# [The task]
Every line in the records below with the string "chunk" needs to be copied out.

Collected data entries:

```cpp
__global__ void __launch_bounds__(256) nan_list_kernel(int64_t n, int64_t per, const int32_t* __restrict__ flags,
                                                       const int32_t* __restrict__ blk_good,
                                                       int32_t* __restrict__ good, const int32_t* __restrict__ meta) {
  __shared__ int32_t s_w[4];
  __shared__ int32_t s_off;
  if (meta[0] == 0) return;
  const int tid = threadIdx.x, lane = tid & 63, wave = tid >> 6;
  int32_t off = 0;
  for (int i = tid; i < static_cast<int>(blockIdx.x); i += 256) off += blk_good[i];
  for (int o = 32; o > 0; o >>= 1) off += __shfl_xor(off, o, 64);
  if (lane == 0) s_w[wave] = off;
  __syncthreads();
  if (tid == 0) s_off = s_w[0] + s_w[1] + s_w[2] + s_w[3];
  __syncthreads();
  off = s_off;
  const int64_t lo = static_cast<int64_t>(blockIdx.x) * per, hi = min<int64_t>(n, lo + per);
  for (int64_t base = lo; base < hi; base += 256) {
    const int64_t r = base + tid;
    const bool keep = r < hi && flags[r] == 0;
    const uint64_t m = __ballot(keep);
    const int32_t below = __popcll(m & ((uint64_t(1) << lane) - 1));
    __syncthreads();
    if (lane == 0) s_w[wave] = __popcll(m);
    __syncthreads();
    int32_t pre = 0;
    for (int w = 0; w < wave; ++w) pre += s_w[w];
    if (keep) good[off + pre + below] = static_cast<int32_t>(r);
    off += s_w[0] + s_w[1] + s_w[2] + s_w[3];
  }
}

__device__ __forceinline__ uint64_t nan_hash(uint64_t z) {
  z = (z ^ (z >> 30)) * 0xBF58476D1CE4E5B9ull;
  z = (z ^ (z >> 27)) * 0x94D049BB133111EBull;
  return z ^ (z >> 31);
}

__global__ void __launch_bounds__(256) nan_patch_kernel(float* __restrict__ rows, int64_t n, int64_t row_len,
                                                        const int32_t* __restrict__ bad,
                                                        const int32_t* __restrict__ good,
                                                        const int32_t* __restrict__ meta, uint64_t seed) {
  const int64_t n_bad = meta[0];
  if (n_bad == 0) return;
  const int64_t n_good = n - n_bad;
  const int lane = threadIdx.x & 63;
  const int64_t nw = static_cast<int64_t>(gridDim.x) * 4;
  for (int64_t i = (static_cast<int64_t>(blockIdx.x) * 256 + threadIdx.x) >> 6; i < n_bad; i += nw) {
    const int64_t r = bad[i];
    float4* dst = reinterpret_cast<float4*>(rows + r * row_len);
    if (n_good == 0) {
      for (int64_t j = lane; j < row_len / 4; j += 64) dst[j] = float4{0.f, 0.f, 0.f, 0.f};
      continue;
    }
    const uint64_t h = nan_hash(seed ^ (0x9E3779B97F4A7C15ull * static_cast<uint64_t>(r + 1)));
    const int64_t src = good[static_cast<int64_t>((static_cast<unsigned __int128>(h) * static_cast<uint64_t>(n_good)) >> 64)];
    const float4* sp = reinterpret_cast<const float4*>(rows + src * row_len);
    for (int64_t j = lane; j < row_len / 4; j += 64) dst[j] = sp[j];
  }
}

}

extern "C" {

int hbk_embed_workspace_size(const hbk_embed_plan* p, int64_t n, int64_t* bytes) {
  using namespace hbk;
  if (!p || !bytes) return arg_error("plan/bytes is NULL");
  if (n < 0) return arg_error("negative n");
  const int64_t chunk = std::max<int64_t>(1, std::min<int64_t>(n, chunk_clips()));
  const int64_t *bc = p->host.clip.buf_floats, *bw = p->host.win.buf_floats;
  *bytes = chunk * std::max(bc[0] + bc[1], bw[0] + bw[1]) * int64_t(sizeof(float)) + 256;
  return HBK_OK;
}

int hbk_embed_clips(const hbk_embed_plan* p, const float* mel, int64_t n_clips, int64_t mel_clip_stride,
                    float* out, void* workspace, int64_t workspace_bytes, void* stream) {
  using namespace hbk;
  if (!p) return arg_error("plan is NULL");
  return run_units(p, true, mel, n_clips, mel_clip_stride, int64_t(p->host.seq_frames) * p->host.in_w, out,
                   int64_t(p->host.n_win) * p->host.out_dim, workspace, workspace_bytes, stream);
}

int hbk_embed_split_info(const hbk_embed_plan* p, int32_t n_front, int64_t* mid_floats_per_clip) {
  using namespace hbk;
  if (!p || !mid_floats_per_clip) return arg_error("plan/mid_floats_per_clip is NULL");
  const int n = static_cast<int>(p->host.clip.chains.size());
  if (n_front < 1 || n_front >= n) return arg_error("n_front must be in [1, n_chains - 1]");
  const ChainHost& c = p->host.clip.chains[n_front - 1];
  *mid_floats_per_clip = c.out_img_stride * c.imgs_per_unit;
  return HBK_OK;
}

int hbk_embed_clips_front(const hbk_embed_plan* p, const float* mel, int64_t n_clips, int64_t mel_clip_stride,
                          int32_t n_front, float* mid, void* workspace, int64_t workspace_bytes, void* stream) {
  using namespace hbk;
  int64_t mid_floats = 0;
  int rc = hbk_embed_split_info(p, n_front, &mid_floats);
  if (rc) return rc;
  return run_units(p, true, mel, n_clips, mel_clip_stride, int64_t(p->host.seq_frames) * p->host.in_w, mid,
                   mid_floats, workspace, workspace_bytes, stream, 0, n_front);
}

int hbk_embed_clips_back(const hbk_embed_plan* p, const float* mid, int64_t n_clips, int32_t n_front, float* out,
                         void* workspace, int64_t workspace_bytes, void* stream) {
  using namespace hbk;
  int64_t mid_floats = 0;
  int rc = hbk_embed_split_info(p, n_front, &mid_floats);
  if (rc) return rc;
  return run_units(p, true, mid, n_clips, mid_floats, 0, out, int64_t(p->host.n_win) * p->host.out_dim, workspace,
                   workspace_bytes, stream, n_front, -1);
}

int hbk_embed_windows(const hbk_embed_plan* p, const float* windows, int64_t n, float* out,
                      void* workspace, int64_t workspace_bytes, void* stream) {
  using namespace hbk;
  if (!p) return arg_error("plan is NULL");
  return run_units(p, false, windows, n, int64_t(p->host.in_h) * p->host.in_w, 0, out, p->host.out_dim, workspace,
                   workspace_bytes, stream);
}

int64_t hbk_nan_rows_workspace_size(int64_t n) {
  return n < 0 ? 0 : (3 * n + hbk::kNanBlocks + 1) * int64_t(sizeof(int32_t));
}

int hbk_nan_rows_fix(float* rows, int64_t n, int64_t row_len, uint64_t seed, void* workspace,
                     int64_t workspace_bytes, void* stream) {
  using namespace hbk;
  if (n < 0 || row_len <= 0 || row_len % 4) return arg_error("n >= 0, row_len a positive multiple of 4");
  if (n == 0) return HBK_OK;
  if (n >= (int64_t(1) << 31)) return arg_error("n >= 2^31 rows");
  if (!rows || !workspace) return arg_error("NULL pointer");
  if ((reinterpret_cast<uintptr_t>(rows) & 15)) return arg_error("rows must be 16-B aligned");
  if (workspace_bytes < hbk_nan_rows_workspace_size(n)) return arg_error("workspace too small");
  int32_t* flags = static_cast<int32_t*>(workspace);
  int32_t* good = flags + n;
  int32_t* bad = good + n;
  int32_t* blk_good = bad + n;
  int32_t* meta = blk_good + kNanBlocks;
  hipStream_t st = as_stream(stream);
  hipError_t e = hipMemsetAsync(meta, 0, sizeof(int32_t), st);
  if (e != hipSuccess) return hip_error(e, "hbk_nan_rows_fix");
  const int64_t blocks = std::min<int64_t>(kNanBlocks, (n + 3) / 4);
  const int64_t per = (n + blocks - 1) / blocks;
  const int64_t used = (n + per - 1) / per;
  hipLaunchKernelGGL(nan_flags_kernel, dim3(unsigned(used)), dim3(256), 0, st, rows, n, row_len, per, flags,
                     blk_good, bad, meta);
  HBK_LAUNCH_CHECK("nan_flags_kernel");
  hipLaunchKernelGGL(nan_list_kernel, dim3(unsigned(used)), dim3(256), 0, st, n, per, flags, blk_good, good, meta);
  HBK_LAUNCH_CHECK("nan_list_kernel");
  const int64_t pblocks = std::min<int64_t>(kNanPatchBlocks, (n + 3) / 4);
  hipLaunchKernelGGL(nan_patch_kernel, dim3(unsigned(pblocks)), dim3(256), 0, st, rows, n, row_len, bad, good, meta,
                     seed);
  HBK_LAUNCH_CHECK("nan_patch_kernel");
  return HBK_OK;
}

int hbk_embed_range_status(const hbk_embed_plan* p, int32_t* tripped, int32_t reset, void* stream) {
  using namespace hbk;
  if (!p || !tripped) return arg_error("plan/tripped is NULL");
  int32_t h = 0;
  hipError_t e = hipMemcpyAsync(&h, p->d_range, sizeof(int32_t), hipMemcpyDeviceToHost, as_stream(stream));
  if (e == hipSuccess) e = hipStreamSynchronize(as_stream(stream));
  if (e == hipSuccess && reset && h) e = hipMemsetAsync(p->d_range, 0, sizeof(int32_t), as_stream(stream));
  if (e != hipSuccess) return hip_error(e, "hbk_embed_range_status");
  *tripped = h;
  return HBK_OK;
}

}

#ifdef HBK_PHASE_TIMING
extern "C" int hbk_debug_phase_cycles(unsigned long long* out, int n) {
  unsigned long long h[64];
  if (hipMemcpyFromSymbol(h, HIP_SYMBOL(hbk::g_phase_cycles), sizeof(h)) != hipSuccess) return -2;
  for (int i = 0; i < n && i < 64; ++i) out[i] = h[i];
  unsigned long long z[64] = {};
  (void)hipMemcpyToSymbol(HIP_SYMBOL(hbk::g_phase_cycles), z, sizeof(z));
  return 0;
}
#endif

#ifdef HBK_TRACE
extern "C" int hbk_debug_trace(unsigned long long* out, int* counts) {
  if (hipMemcpyFromSymbol(out, HIP_SYMBOL(hbk::g_trace), sizeof(unsigned long long) * 4 * 4 * 256) != hipSuccess)
    return -2;
  if (hipMemcpyFromSymbol(counts, HIP_SYMBOL(hbk::g_trace_n), sizeof(int) * 16) != hipSuccess) return -2;
  int z[16] = {};
  (void)hipMemcpyToSymbol(HIP_SYMBOL(hbk::g_trace_n), z, sizeof(z));
  return 0;
}
#endif
```

### hey-buddy_amd/csrc/hbk_embed_plan.h

```cpp
#pragma once

#include <algorithm>
#include <cmath>
#include <cstdarg>
#include <cstdio>
#include <cstring>
#include <initializer_list>
#include <numeric>
#include <optional>
#include <string>
#include <variant>
#include <vector>

#include "hbk_embed_args.h"

namespace hbk {
namespace {

constexpr int kPlanOk = 0, kPlanErrArg = -1, kPlanErrUnsupported = -3;
constexpr int kOpConv = 0, kOpMaxPool = 1;

struct EmbedKnobs {
  bool lds_kb_set = false;
  int lds_kb = 0;
// ... 832 lines not shown
inline void assign_buffers(ProgramPlan& prog, bool clip_path, int n_win) {
  const size_t n = prog.chains.size();
  bool tail = false;
  int tail_imgs = n_win;
  for (size_t k = 0; k < n; ++k) {
    ChainHost& c = prog.chains[k];
    c.src_buf = (k == 0) ? -1 : int((k - 1) % 2);
    c.dst_buf = (k + 1 == n && prog.gather_src.empty()) ? -1 : int(k % 2);
    if (clip_path && c.ipc > 1 && !tail) {
      tail = true;
      tail_imgs = c.ipc;
    }
    c.imgs_per_unit = tail ? tail_imgs : 1;
    if (c.dst_buf >= 0)
      prog.buf_floats[c.dst_buf] = std::max(prog.buf_floats[c.dst_buf], c.out_img_stride * c.imgs_per_unit);
  }
  if (!prog.gather_src.empty()) prog.gather_buf = int((n - 1) % 2);
}
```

# [Answer for the task]
  const int64_t chunk = std::max<int64_t>(1, std::min<int64_t>(n, chunk_clips()));
  *bytes = chunk * std::max(bc[0] + bc[1], bw[0] + bw[1]) * int64_t(sizeof(float)) + 256;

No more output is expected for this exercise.